Items from a dataset
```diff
                         __hip_atomic_fetch_or(a.status, (unsigned)WT_STATUS_RANGE, __ATOMIC_RELAXED, __HIP_MEMORY_SCOPE_AGENT);
-                    _Float16* yp = reinterpret_cast<_Float16*>(yrow) + ((j >> 5) * 64 + (j & 31));
+                    _Float16* yp = reinterpret_cast<_Float16*>(yb);
                     const _Float16 oh = (_Float16)o;
                     yp[0] = oh;
                     yp[32] = (_Float16)((o - (float)oh) * 2048.f);
                 } else {
-                    yrow[j] = o;
+                    *reinterpret_cast<float*>(yb) = o;
                 }
             }
         }
@@ -273,6 +320,10 @@
 #ifdef WT_LAB
         WT_HIP_CHECK(hipFuncSetAttribute(reinterpret_cast<const void*>(lstm_persist_kernel<false, true>), hipFuncAttributeMaxDynamicSharedMemorySize, (int)smem_big));
         WT_HIP_CHECK(hipFuncSetAttribute(reinterpret_cast<const void*>(lstm_persist_kernel<true, true>), hipFuncAttributeMaxDynamicSharedMemorySize, (int)smem_small));
+        WT_HIP_CHECK(hipFuncSetAttribute(reinterpret_cast<const void*>(lstm_persist_kernel<false, true, 1>), hipFuncAttributeMaxDynamicSharedMemorySize, (int)smem_big));
+        WT_HIP_CHECK(hipFuncSetAttribute(reinterpret_cast<const void*>(lstm_persist_kernel<true, true, 1>), hipFuncAttributeMaxDynamicSharedMemorySize, (int)smem_small));
+        WT_HIP_CHECK(hipFuncSetAttribute(reinterpret_cast<const void*>(lstm_persist_kernel<false, true, 2>), hipFuncAttributeMaxDynamicSharedMemorySize, (int)smem_big));
+        WT_HIP_CHECK(hipFuncSetAttribute(reinterpret_cast<const void*>(lstm_persist_kernel<true, true, 2>), hipFuncAttributeMaxDynamicSharedMemorySize, (int)smem_small));
 #endif
         return 0;
     })) return rc;
@@ -285,8 +336,14 @@
     const dim3 grid(forced ? 248 : 256), block(64 * PW);
 #ifdef WT_LAB
     if (a.data_flag & 4) {
-        if (small) hipLaunchKernelGGL((lstm_persist_kernel<true, true>), grid, block, smem_small, stream, b);
-        else hipLaunchKernelGGL((lstm_persist_kernel<false, true>), grid, block, smem_big, stream, b);
+        const char* e = lab_env("WT_LSTM_ABL");
+        const int abl = e ? atoi(e) : 0;
+        if (abl != 0 && abl != 1 && abl != 2) { set_error("lstm_persist: WT_LSTM_ABL is 0, 1 or 2"); return -1; }
+        void (*kern)(const LstmPersistArgs) =
+            abl == 1 ? (small ? lstm_persist_kernel<true, true, 1> : lstm_persist_kernel<false, true, 1>)
+          : abl == 2 ? (small ? lstm_persist_kernel<true, true, 2> : lstm_persist_kernel<false, true, 2>)
+                     : (small ? lstm_persist_kernel<true, true> : lstm_persist_kernel<false, true>);
+        hipLaunchKernelGGL(kern, grid, block, small ? smem_small : smem_big, stream, b);
     } else
 #endif
     {
```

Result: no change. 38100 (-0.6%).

== Instructions for the task ==
Throughout the records above, find the lines in which the word "void" appears and return them.

== Solution for this problem ==
         WT_HIP_CHECK(hipFuncSetAttribute(reinterpret_cast<const void*>(lstm_persist_kernel<false, true>), hipFuncAttributeMaxDynamicSharedMemorySize, (int)smem_big));
         WT_HIP_CHECK(hipFuncSetAttribute(reinterpret_cast<const void*>(lstm_persist_kernel<true, true>), hipFuncAttributeMaxDynamicSharedMemorySize, (int)smem_small));
+        WT_HIP_CHECK(hipFuncSetAttribute(reinterpret_cast<const void*>(lstm_persist_kernel<false, true, 1>), hipFuncAttributeMaxDynamicSharedMemorySize, (int)smem_big));
+        WT_HIP_CHECK(hipFuncSetAttribute(reinterpret_cast<const void*>(lstm_persist_kernel<true, true, 1>), hipFuncAttributeMaxDynamicSharedMemorySize, (int)smem_small));
+        WT_HIP_CHECK(hipFuncSetAttribute(reinterpret_cast<const void*>(lstm_persist_kernel<false, true, 2>), hipFuncAttributeMaxDynamicSharedMemorySize, (int)smem_big));
+        WT_HIP_CHECK(hipFuncSetAttribute(reinterpret_cast<const void*>(lstm_persist_kernel<true, true, 2>), hipFuncAttributeMaxDynamicSharedMemorySize, (int)smem_small));
+        void (*kern)(const LstmPersistArgs) =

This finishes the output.